Llegó el verano y el calor sofocante que no sólo nos perturba el cuerpo sino también el alma, ese refugio espiritual que palpita sin cesar y donde de manera invisible se almacena todo lo que conforma al ser humano. El alma nunca está preparada para hacer frente a los incendios emocionales que de vez en cuando inflaman su interior. Sin embargo, conoce los medios para apaciguarlos y convertir la tierra calcinada en fértiles sucos donde esparcir las semillas de los nuevos afectos, de las nuevas ilusiones, de los nuevos senderos.

Cambiar es parte de la vida. El cambio es inherente a la condición humana. No podemos obstaculizarlo, menos detenerlo. Ni siquiera somos capaces de precisar el momento exacto en el que todo empieza a modificarse. Los cambios ocurren porque sí, porque la vida transita, se mueve, se adapta, se renueva. Nada es para siempre.
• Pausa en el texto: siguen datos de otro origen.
@@ -98,13 +119,14 @@
     steps += c0 * 9;
   }
   const int nsteps = nchunk * 3;
-  const int64_t xoff_ = (int64_t)b * a.in_h * a.in_w * a.in_ld;
-  const float* xb = a.x + (((int64_t)__builtin_amdgcn_readfirstlane((int)(xoff_ >> 32)) << 32) | (unsigned)__builtin_amdgcn_readfirstlane((int)xoff_));
-
-  const int sp = lane & 7, se = (lane >> 3) & 1, sg = lane >> 4;
+
   int colA, colB;
   bool okA, okB;
-  {
+  bool interior;
+  int rowoff[NRND];
+  auto set_tile = [&](int ty0, int tx0) __attribute__((always_inline)) {
+    const int ln = PERS ? wino_lane() : lane;
+    const int sp = ln & 7, se = (ln >> 3) & 1, sg = ln >> 4;
     auto col = [&](int k, bool& ok) __attribute__((always_inline)) {
       int ix = tx0 + 2 * sp - 1 + k;
       ok = (ix >= 0 && ix < a.in_w) || a.pad_mode != PPST_PAD_ZERO;
@@ -113,22 +135,26 @@
     };
     colA = col(se ? 3 : 0, okA);
     colB = col(se ? 1 : 2, okB);
-  }
-  const bool interior = a.pad_mode != PPST_PAD_ZERO || (ty0 >= 1 && ty0 + 16 < a.in_h && tx0 >= 1 && tx0 + 16 < a.in_w);
-  int rowoff[NRND];
-#pragma unroll
-  for (int r = 0; r < NRND; ++r) {
-    const int hrow = wave + NWV * r;
-    int iy = ty0 + hrow - 1;
-    const bool inb = iy >= 0 && iy < a.in_h;
-    int o = -1;
-    if (hrow < HH && (inb || a.pad_mode != PPST_PAD_ZERO)) {
-      iy = wino_pad_index(iy, a.in_h, a.pad_mode);
-      o = iy * a.in_w * a.in_ld * 4;
-    }
-    rowoff[r] = __builtin_amdgcn_readfirstlane(o);
-  }
-  const __amdgpu_buffer_rsrc_t xrs = __builtin_amdgcn_make_buffer_rsrc((void*)xb, 0, a.in_h * a.in_w * a.in_ld * 4, 0x00020000);
+    interior = a.pad_mode != PPST_PAD_ZERO || (ty0 >= 1 && ty0 + 16 < a.in_h && tx0 >= 1 && tx0 + 16 < a.in_w);
+#pragma unroll
+    for (int r = 0; r < NRND; ++r) {
+      const int hrow = wave + NWV * r;
+      int iy = ty0 + hrow - 1;
+      const bool inb = iy >= 0 && iy < a.in_h;
+      int o = -1;
+      if (hrow < HH && (inb || a.pad_mode != PPST_PAD_ZERO)) {
+        iy = wino_pad_index(iy, a.in_h, a.pad_mode);
+        o = iy * a.in_w * a.in_ld * 4;
+      }
+      rowoff[r] = __builtin_amdgcn_readfirstlane(o);
+    }
+  };
+  __amdgpu_buffer_rsrc_t xrs;
+  auto set_image = [&](int b_) __attribute__((always_inline)) {
+    const int64_t xoff_ = (int64_t)b_ * a.in_h * a.in_w * a.in_ld;
+    const float* xb = a.x + (((int64_t)__builtin_amdgcn_readfirstlane((int)(xoff_ >> 32)) << 32) | (unsigned)__builtin_amdgcn_readfirstlane((int)xoff_));
+    xrs = __builtin_amdgcn_make_buffer_rsrc((void*)xb, 0, a.in_h * a.in_w * a.in_ld * 4, 0x00020000);
+  };
   const float in_slope = (INSS && a.in_act == PPST_ACT_PRELU && a.in_prelu) ? a.in_prelu[0] : 0.f;
   const float in_neg = !INSS ? 1.f : a.in_act == PPST_ACT_LRELU ? 0.2f : a.in_act == PPST_ACT_PRELU ? in_slope : 1.f;
   const float in_pos = (INSS && a.in_act == PPST_ACT_LRELU) ? 1.41421356237309515f : 1.f;
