template <typename T, int DH>
__global__ __launch_bounds__(256) void attn_fwd_kernel(AttnArgs p) {
    typedef ACfg<T, DH> C;
    extern __shared__ __attribute__((aligned(16))) char smem[];
    char* ldsK = smem;
    char* ldsVt = smem + C::TILE;
    const int lane = threadIdx.x & 63, wave = threadIdx.x >> 6, r16 = lane & 15, q = lane >> 4;
    char* ldsP = smem + 2 * C::TILE + wave * C::PTILE;
    const int b = blockIdx.z, h = blockIdx.y, q0 = blockIdx.x * 64 + wave * 16;
    const int klen = p.klen ? min(p.klen[b], p.Tk) : p.Tk;
    const T* Qg = reinterpret_cast<const T*>(p.Q) + (long)b * p.q_sb + (long)h * DH;
    const T* Kg = reinterpret_cast<const T*>(p.K) + (long)b * p.k_sb + (long)h * DH;
    const T* Vg = reinterpret_cast<const T*>(p.V) + (long)b * p.v_sb + (long)h * DH;

    u32x4 qf[C::KG];
#pragma unroll
    for (int g = 0; g < C::KG; ++g) {
        qf[g] = (u32x4){0, 0, 0, 0};
        if (q0 + r16 < p.Tq) qf[g] = *reinterpret_cast<const u32x4*>(Qg + (long)(q0 + r16) * p.q_st + (4 * g + q) * C::E);
    }
    f32x4 o[C::ND];
#pragma unroll
    for (int n = 0; n < C::ND; ++n) o[n] = (f32x4){0.f, 0.f, 0.f, 0.f};
    float m[4] = {-INFINITY, -INFINITY, -INFINITY, -INFINITY}, l[4] = {0.f, 0.f, 0.f, 0.f};

    int kv_end = klen;
    if (p.causal) kv_end = min(kv_end, blockIdx.x * 64 + 64);
    for (int kv0 = 0; kv0 < kv_end; kv0 += 64) {
        __syncthreads();
        stage_rows<T, DH>(ldsK, Kg, p.k_st, kv0, klen);
        stage_cols<T, DH>(ldsVt, Vg, p.v_st, kv0, klen);
        __syncthreads();
        f32x4 s[4];
#pragma unroll
        for (int j = 0; j < 4; ++j) {
            s[j] = (f32x4){0.f, 0.f, 0.f, 0.f};
#pragma unroll
            for (int g = 0; g < C::KG; ++g)
                s[j] = mma16<T>(qf[g], frag(ldsK, 16 * j + r16, 4 * g + q, C::ROWB, C::NCH), s[j]);
        }
        float mx[4] = {-INFINITY, -INFINITY, -INFINITY, -INFINITY};
#pragma unroll
        for (int j = 0; j < 4; ++j) {
            const int key = kv0 + 16 * j + r16;
#pragma unroll
            for (int r = 0; r < 4; ++r) {
                const int qrow = q0 + 4 * q + r;
                const bool ok = key < klen && (!p.causal || key <= qrow);
                s[j][r] = ok ? s[j][r] * p.scale - (p.dist_pen ? dist_pen_ln(qrow, key) : 0.f) : -INFINITY;
                mx[r] = fmaxf(mx[r], s[j][r]);
            }
        }
        float alpha[4], rs[4];
#pragma unroll
        for (int r = 0; r < 4; ++r) {
            float v = mx[r];
            v = fmaxf(v, __shfl_xor(v, 1)); v = fmaxf(v, __shfl_xor(v, 2));
            v = fmaxf(v, __shfl_xor(v, 4)); v = fmaxf(v, __shfl_xor(v, 8));
            const float mn = fmaxf(m[r], v);
            const float mu = (mn == -INFINITY) ? 0.f : mn;
            alpha[r] = __expf(m[r] - mu);
            m[r] = mn;
            mx[r] = mu;
            rs[r] = 0.f;
        }
#pragma unroll
        for (int j = 0; j < 4; ++j)
#pragma unroll
            for (int r = 0; r < 4; ++r) {
                const float pv = __expf(s[j][r] - mx[r]);
                rs[r] += pv;
                s[j][r] = pv * drop_scale(p, b, h, q0 + 4 * q + r, kv0 + 16 * j + r16);
            }
#pragma unroll
        for (int r = 0; r < 4; ++r) {
            float v = rs[r];
            v += __shfl_xor(v, 1); v += __shfl_xor(v, 2); v += __shfl_xor(v, 4); v += __shfl_xor(v, 8);
            l[r] = l[r] * alpha[r] + v;
        }
#pragma unroll
        for (int n = 0; n < C::ND; ++n)
#pragma unroll
            for (int r = 0; r < 4; ++r) o[n][r] *= alpha[r];
        put_tile<T>(ldsP, s, q, r16);
        __builtin_amdgcn_s_waitcnt(0xC07F);
        __builtin_amdgcn_wave_barrier();
#pragma unroll
        for (int g = 0; g < C::PKG; ++g) {
            const u32x4 pa = frag(ldsP, r16, 4 * g + q, C::PROWB, C::PCH);
#pragma unroll
            for (int n = 0; n < C::ND; ++n)
                o[n] = mma16<T>(pa, frag(ldsVt, 16 * n + r16, 4 * g + q, C::PROWB, C::PCH), o[n]);
        }
    }
    T* Og = reinterpret_cast<T*>(p.O) + (long)b * p.o_sb + (long)h * DH;
#pragma unroll
    for (int r = 0; r < 4; ++r) {
        const int qrow = q0 + 4 * q + r;
        if (qrow >= p.Tq) continue;
        const float inv = l[r] > 0.f ? 1.f / l[r] : 0.f;
#pragma unroll
        for (int n = 0; n < C::ND; ++n) Og[(long)qrow * p.o_st + 16 * n + r16] = from_f32<T>(o[n][r] * inv);
        if (r16 == 0 && p.LSE) p.LSE[((long)b * p.H + h) * p.Tq + qrow] = m[r] + logf(l[r]);
    }
}
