# yongkyung-oh/Stable-Neural-SDEs

Measured on AMD Instinct MI355X. Metric: SDE solver steps/sec (batch x steps / s), forward solve, higher is better.
Workload: dtype f32; 1 GPU; K2: Neural LNSDE (io=4,no=17) NL=2 B=1024/GPU H=128 C=21 L=101 natural-spline coeffs 30% NaN, 100 Euler steps dt=1, ts=[0,100], in-kernel Philox dW; rows_per_gpu=1024, solver_steps=100, global_rows=1024, parallelism=row-shard x1, no collective in the solver, kernel=auto, prepare=every call (weight pack + time table launch inside the timed region, as r01-r04)

## Files before the change

stable-neural-sdes_amd/csrc/snsde_m4_kernel.h:

```cpp
#pragma once
#include <type_traits>

#include "snsde_mfma_kernels.h"

namespace snsde_mfma {

template <int H_, int NHID_, int KUXT_, int YIN_, int SAVE_, int ACT_ = 0, int ACC_ = 0>
struct CfgL {
    static constexpr bool ACC = ACC_ != 0;
    static constexpr bool SWISH = ACT_ != 0;
    static constexpr int H = H_, NHID = NHID_, KUXT = KUXT_;
    static constexpr bool YIN = YIN_ != 0;
    static constexpr bool SAVE = SAVE_ != 0;
    static constexpr int NW = H / 16;
    static constexpr int NT = NW * 64;
    static constexpr int WPS = NW >= 4 ? NW / 4 : 1;
    static constexpr int KUH = H / 16;
    static constexpr int LDY = ld_for(16 * KUH, 16);
    static constexpr int LDX = ld_for(16 * (KUXT > 0 ? KUXT : 1), 16);
    static constexpr int LDA = LDY;
    static constexpr int NLAYER = NHID + 2;
    static constexpr int NSAVE = NHID + 2 + (SWISH ? NHID + 1 : 0);
    static constexpr int ZSLOT = NHID + 1;
    static constexpr int PRE0 = NHID + 2;
    static constexpr int ZB = 4;
    static constexpr int ZSTASH = 4 * ZB * 64;
    static constexpr int ROWCH = 128;
    static constexpr int XI = KUXT > 0 ? (4 * 16 * KUXT + NT - 1) / NT : 1;
    static constexpr int RS = 8;
    static constexpr int ACCF = 64;
    static constexpr int LDS_FLOATS = 4 * (LDY + 2 * LDX + 2 * LDA) + (ROWCH + 3) * RS + NW * ZSTASH + ACCF;
};

template <bool NANZ>
__device__ __forceinline__ float lean_tanh(float x) {
    const float t = __builtin_amdgcn_exp2f(fabsf(x) * -2.8853900817779268f);
    float q = (1.0f - t) * __builtin_amdgcn_rcpf(1.0f + t);
    if constexpr (NANZ) q = __builtin_fmaxf(q, 0.0f);
    return __builtin_copysignf(q, x);
}

template <bool NANZ>
__device__ __forceinline__ float lean_tanh_rel(float x) {
    const float x2 = x * x;
    float p = fmaf(x2, -0.053968253968253971f, 0.13333333333333333f);
    p = fmaf(x2, p, -0.33333333333333333f);
    p = fmaf(x * x2, p, x);
    const float q = lean_tanh<NANZ>(x);
    return fabsf(x) < 0.125f ? p : q;
}

__device__ __forceinline__ float lean_swish(float x, float scale) {
    const float e = __builtin_amdgcn_exp2f(x * -1.4426950408889634f);
    return (x * scale) * __builtin_amdgcn_rcpf(1.0f + e);
}

template <int KU>
__device__ __forceinline__ void lean_load_w(float (&w)[KU * 4], const float* __restrict__ g, int wave, int lane) {
#pragma unroll
    for (int u = 0; u < KU; ++u) {
        const f32x4 v = *reinterpret_cast<const f32x4*>(g + (((size_t)wave * KU + u) * 64 + lane) * 4);
        w[4 * u] = v[0]; w[4 * u + 1] = v[1]; w[4 * u + 2] = v[2]; w[4 * u + 3] = v[3];
    }
}

__device__ __forceinline__ void lean_gload(float& dst, uint32_t voff, const float* sbase) {
    asm volatile("s_nop 4\n\tglobal_load_dword %0, %1, %2" : "=v"(dst) : "v"(voff), "s"(lean_uniform(sbase)) : "memory");
}
__device__ __forceinline__ void lean_gstore(float v, uint32_t voff, const float* sbase) {
    asm volatile("s_nop 4\n\tglobal_store_dword %1, %0, %2" :: "v"(v), "v"(voff), "s"(lean_uniform(sbase)));
}
__device__ __forceinline__ void lean_gload4(float& d0, float& d1, float& d2, float& d3, uint32_t v0, uint32_t v1, uint32_t v2,
                                            uint32_t v3, const float* sbase) {
    asm volatile("s_nop 4\n\tglobal_load_dword %0, %4, %8\n\tglobal_load_dword %1, %5, %8\n\tglobal_load_dword %2, %6, %8\n\t"
                 "global_load_dword %3, %7, %8"
                 : "=&v"(d0), "=&v"(d1), "=&v"(d2), "=&v"(d3) : "v"(v0), "v"(v1), "v"(v2), "v"(v3), "s"(lean_uniform(sbase)) : "memory");
}
template <int KU> struct LeanB { f32x4 v[KU]; };
__device__ __forceinline__ void lean_read_b(uint32_t a, LeanB<1>& b) {
    asm volatile("s_mov_b64 exec, 0xffff\n\tds_read_b128 %0, %[a]\n\ts_mov_b64 exec, -1" : "=&v"(b.v[0]) : [a] "v"(a));
}
__device__ __forceinline__ void lean_read_b(uint32_t a, LeanB<2>& b) {
    asm volatile("s_mov_b64 exec, 0xffff\n\tds_read_b128 %0, %[a]\n\tds_read_b128 %1, %[a] offset:64\n\ts_mov_b64 exec, -1"
                 : "=&v"(b.v[0]), "=&v"(b.v[1]) : [a] "v"(a));
}
__device__ __forceinline__ void lean_read_b(uint32_t a, LeanB<3>& b) {
    asm volatile("s_mov_b64 exec, 0xffff\n\tds_read_b128 %0, %[a]\n\tds_read_b128 %1, %[a] offset:64\n\tds_read_b128 %2, %[a] offset:128\n\t"
                 "s_mov_b64 exec, -1" : "=&v"(b.v[0]), "=&v"(b.v[1]), "=&v"(b.v[2]) : [a] "v"(a));
}
__device__ __forceinline__ void lean_read_b(uint32_t a, LeanB<4>& b) {
    asm volatile("s_mov_b64 exec, 0xffff\n\tds_read_b128 %0, %[a]\n\tds_read_b128 %1, %[a] offset:64\n\tds_read_b128 %2, %[a] offset:128\n\t"
                 "ds_read_b128 %3, %[a] offset:192\n\ts_mov_b64 exec, -1"
                 : "=&v"(b.v[0]), "=&v"(b.v[1]), "=&v"(b.v[2]), "=&v"(b.v[3]) : [a] "v"(a));
}
__device__ __forceinline__ void lean_read_b(uint32_t a, LeanB<5>& b) {
    asm volatile("s_mov_b64 exec, 0xffff\n\tds_read_b128 %0, %[a]\n\tds_read_b128 %1, %[a] offset:64\n\tds_read_b128 %2, %[a] offset:128\n\t"
                 "ds_read_b128 %3, %[a] offset:192\n\tds_read_b128 %4, %[a] offset:256\n\ts_mov_b64 exec, -1"
                 : "=&v"(b.v[0]), "=&v"(b.v[1]), "=&v"(b.v[2]), "=&v"(b.v[3]), "=&v"(b.v[4]) : [a] "v"(a));
}
__device__ __forceinline__ void lean_read_b(uint32_t a, LeanB<6>& b) {
    asm volatile("s_mov_b64 exec, 0xffff\n\tds_read_b128 %0, %[a]\n\tds_read_b128 %1, %[a] offset:64\n\tds_read_b128 %2, %[a] offset:128\n\t"
                 "ds_read_b128 %3, %[a] offset:192\n\tds_read_b128 %4, %[a] offset:256\n\tds_read_b128 %5, %[a] offset:320\n\t"
                 "s_mov_b64 exec, -1"
                 : "=&v"(b.v[0]), "=&v"(b.v[1]), "=&v"(b.v[2]), "=&v"(b.v[3]), "=&v"(b.v[4]), "=&v"(b.v[5]) : [a] "v"(a));
}
__device__ __forceinline__ void lean_read_b(uint32_t a, LeanB<8>& b) {
    asm volatile("s_mov_b64 exec, 0xffff\n\tds_read_b128 %0, %[a]\n\tds_read_b128 %1, %[a] offset:64\n\tds_read_b128 %2, %[a] offset:128\n\t"
                 "ds_read_b128 %3, %[a] offset:192\n\tds_read_b128 %4, %[a] offset:256\n\tds_read_b128 %5, %[a] offset:320\n\t"
                 "ds_read_b128 %6, %[a] offset:384\n\tds_read_b128 %7, %[a] offset:448\n\ts_mov_b64 exec, -1"
                 : "=&v"(b.v[0]), "=&v"(b.v[1]), "=&v"(b.v[2]), "=&v"(b.v[3]), "=&v"(b.v[4]), "=&v"(b.v[5]), "=&v"(b.v[6]), "=&v"(b.v[7])
                 : [a] "v"(a));
}
__device__ __forceinline__ void lean_read_b_carried(uint32_t a, LeanB<1>& b) {
    asm volatile("s_mov_b64 exec, 0xffff\n\tds_read_b128 %0, %[a]\n\ts_mov_b64 exec, -1" : "+v"(b.v[0]) : [a] "v"(a));
}
__device__ __forceinline__ void lean_read_b_carried(uint32_t a, LeanB<2>& b) {
    asm volatile("s_mov_b64 exec, 0xffff\n\tds_read_b128 %0, %[a]\n\tds_read_b128 %1, %[a] offset:64\n\ts_mov_b64 exec, -1"
                 : "+v"(b.v[0]), "+v"(b.v[1]) : [a] "v"(a));
}
__device__ __forceinline__ void lean_read_b_carried(uint32_t a, LeanB<3>& b) {
    asm volatile("s_mov_b64 exec, 0xffff\n\tds_read_b128 %0, %[a]\n\tds_read_b128 %1, %[a] offset:64\n\tds_read_b128 %2, %[a] offset:128\n\t"
                 "s_mov_b64 exec, -1" : "+v"(b.v[0]), "+v"(b.v[1]), "+v"(b.v[2]) : [a] "v"(a));
}
__device__ __forceinline__ void lean_read_b_carried(uint32_t a, LeanB<4>& b) {
    asm volatile("s_mov_b64 exec, 0xffff\n\tds_read_b128 %0, %[a]\n\tds_read_b128 %1, %[a] offset:64\n\tds_read_b128 %2, %[a] offset:128\n\t"
                 "ds_read_b128 %3, %[a] offset:192\n\ts_mov_b64 exec, -1"
                 : "+v"(b.v[0]), "+v"(b.v[1]), "+v"(b.v[2]), "+v"(b.v[3]) : [a] "v"(a));
}
__device__ __forceinline__ void lean_read_b_carried(uint32_t a, LeanB<5>& b) {
    asm volatile("s_mov_b64 exec, 0xffff\n\tds_read_b128 %0, %[a]\n\tds_read_b128 %1, %[a] offset:64\n\tds_read_b128 %2, %[a] offset:128\n\t"
                 "ds_read_b128 %3, %[a] offset:192\n\tds_read_b128 %4, %[a] offset:256\n\ts_mov_b64 exec, -1"
                 : "+v"(b.v[0]), "+v"(b.v[1]), "+v"(b.v[2]), "+v"(b.v[3]), "+v"(b.v[4]) : [a] "v"(a));
}
__device__ __forceinline__ void lean_read_b_carried(uint32_t a, LeanB<6>& b) {
    asm volatile("s_mov_b64 exec, 0xffff\n\tds_read_b128 %0, %[a]\n\tds_read_b128 %1, %[a] offset:64\n\tds_read_b128 %2, %[a] offset:128\n\t"
                 "ds_read_b128 %3, %[a] offset:192\n\tds_read_b128 %4, %[a] offset:256\n\tds_read_b128 %5, %[a] offset:320\n\t"
                 "s_mov_b64 exec, -1"
                 : "+v"(b.v[0]), "+v"(b.v[1]), "+v"(b.v[2]), "+v"(b.v[3]), "+v"(b.v[4]), "+v"(b.v[5]) : [a] "v"(a));
}
__device__ __forceinline__ void lean_read_b_carried(uint32_t a, LeanB<8>& b) {
    asm volatile("s_mov_b64 exec, 0xffff\n\tds_read_b128 %0, %[a]\n\tds_read_b128 %1, %[a] offset:64\n\tds_read_b128 %2, %[a] offset:128\n\t"
                 "ds_read_b128 %3, %[a] offset:192\n\tds_read_b128 %4, %[a] offset:256\n\tds_read_b128 %5, %[a] offset:320\n\t"
                 "ds_read_b128 %6, %[a] offset:384\n\tds_read_b128 %7, %[a] offset:448\n\ts_mov_b64 exec, -1"
                 : "+v"(b.v[0]), "+v"(b.v[1]), "+v"(b.v[2]), "+v"(b.v[3]), "+v"(b.v[4]), "+v"(b.v[5]), "+v"(b.v[6]), "+v"(b.v[7])
                 : [a] "v"(a));
}
#undef SNSDE_RD
template <int CNT> __device__ __forceinline__ void lean_wait2(f32x4& x, f32x4& y) {
    asm volatile("s_waitcnt lgkmcnt(%2)" : "+v"(x), "+v"(y) : "n"(CNT < 15 ? CNT : 15));
}
template <int CNT> __device__ __forceinline__ void lean_wait1(f32x4& x) {
    asm volatile("s_waitcnt lgkmcnt(%1)" : "+v"(x) : "n"(CNT < 15 ? CNT : 15));
}
template <int Y, int KU, int U>
__device__ __forceinline__ void lean_gemm_from(const float (&w)[KU * 4], LeanB<KU>& b, f32x4& c, f32x4& d) {
    if constexpr (U < KU) {
        if constexpr (U + 1 < KU) lean_wait2<Y + KU - 2 - U>(b.v[U], b.v[U + 1]);
        else lean_wait1<Y>(b.v[U]);
#pragma unroll
        for (int uu = U; uu < U + 2 && uu < KU; ++uu) {
            c = __builtin_amdgcn_mfma_f32_4x4x1f32(w[4 * uu], b.v[uu][0], c, 0, 0, 4);
            d = __builtin_amdgcn_mfma_f32_4x4x1f32(w[4 * uu + 1], b.v[uu][1], d, 0, 0, 4);
            c = __builtin_amdgcn_mfma_f32_4x4x1f32(w[4 * uu + 2], b.v[uu][2], c, 0, 0, 4);
            d = __builtin_amdgcn_mfma_f32_4x4x1f32(w[4 * uu + 3], b.v[uu][3], d, 0, 0, 4);
        }
        __builtin_amdgcn_sched_barrier(0);
        lean_gemm_from<Y, KU, U + 2>(w, b, c, d);
    }
}
template <int Y, int KU>
__device__ __forceinline__ void lean_gemm(const float (&w)[KU * 4], LeanB<KU>& b, f32x4& c, f32x4& d) {
    lean_gemm_from<Y, KU, 0>(w, b, c, d);
}

typedef short s16x4 __attribute__((ext_vector_type(4)));
typedef __bf16 bf16x4 __attribute__((ext_vector_type(4)));
template <class CF> struct CfgBf16 : CF { static constexpr bool BF = true; };
template <class CF, class = void> struct lean_bf : std::false_type {};
template <class CF> struct lean_bf<CF, std::void_t<decltype(CF::BF)>> : std::bool_constant<CF::BF> {};
template <int KU> struct LeanBh { s16x4 v[KU]; };
template <bool BF, int KU> using LeanWt = std::conditional_t<BF, s16x4[KU], float[KU * 4]>;
template <bool BF, int KU> using LeanBt = std::conditional_t<BF, LeanBh<KU>, LeanB<KU>>;
template <bool BF> using LeanOp = std::conditional_t<BF, __bf16, float>;
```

Las amistades, los triunfos, los amores, todo comienza a irse cuando lo colocamos en el cenit del corazón, en el punto más alto, en la cumbre, donde ya no es posible escalar más. Sucede como con las flores, que en el momento de cortarlas empiezan a morir.

La evolución implica cambios. Cambios de perspectiva, de escenarios, de compañías y por supuesto de sentimientos. Si la existencia se pudiera pintar sobre un lienzo nunca dejaría de ser un boceto, porque antes de que le llegase el color ya habría habido alteraciones, ya se habría dejado una cosa, una persona o una situación para incursionar en otra. Se podría concluir que nuestra vida es un eterno boceto donde no dejamos de tachar, de difuminar y de corregir, pero donde nada queda terminado del todo, donde nada es definitivo y donde la puerta que conduce a la transformación siempre está abierta.

Al cambio hay que acogerlo porque al alma, por vieja que sea, le gusta reinventarse. Yo me voy con mi boceto bajo el brazo para hacerle unos cuantos retoques. A ver si en la lejanía logro trazar una sombra fresca que me proteja del ardiente calor, pero nos reencontramos en septiembre.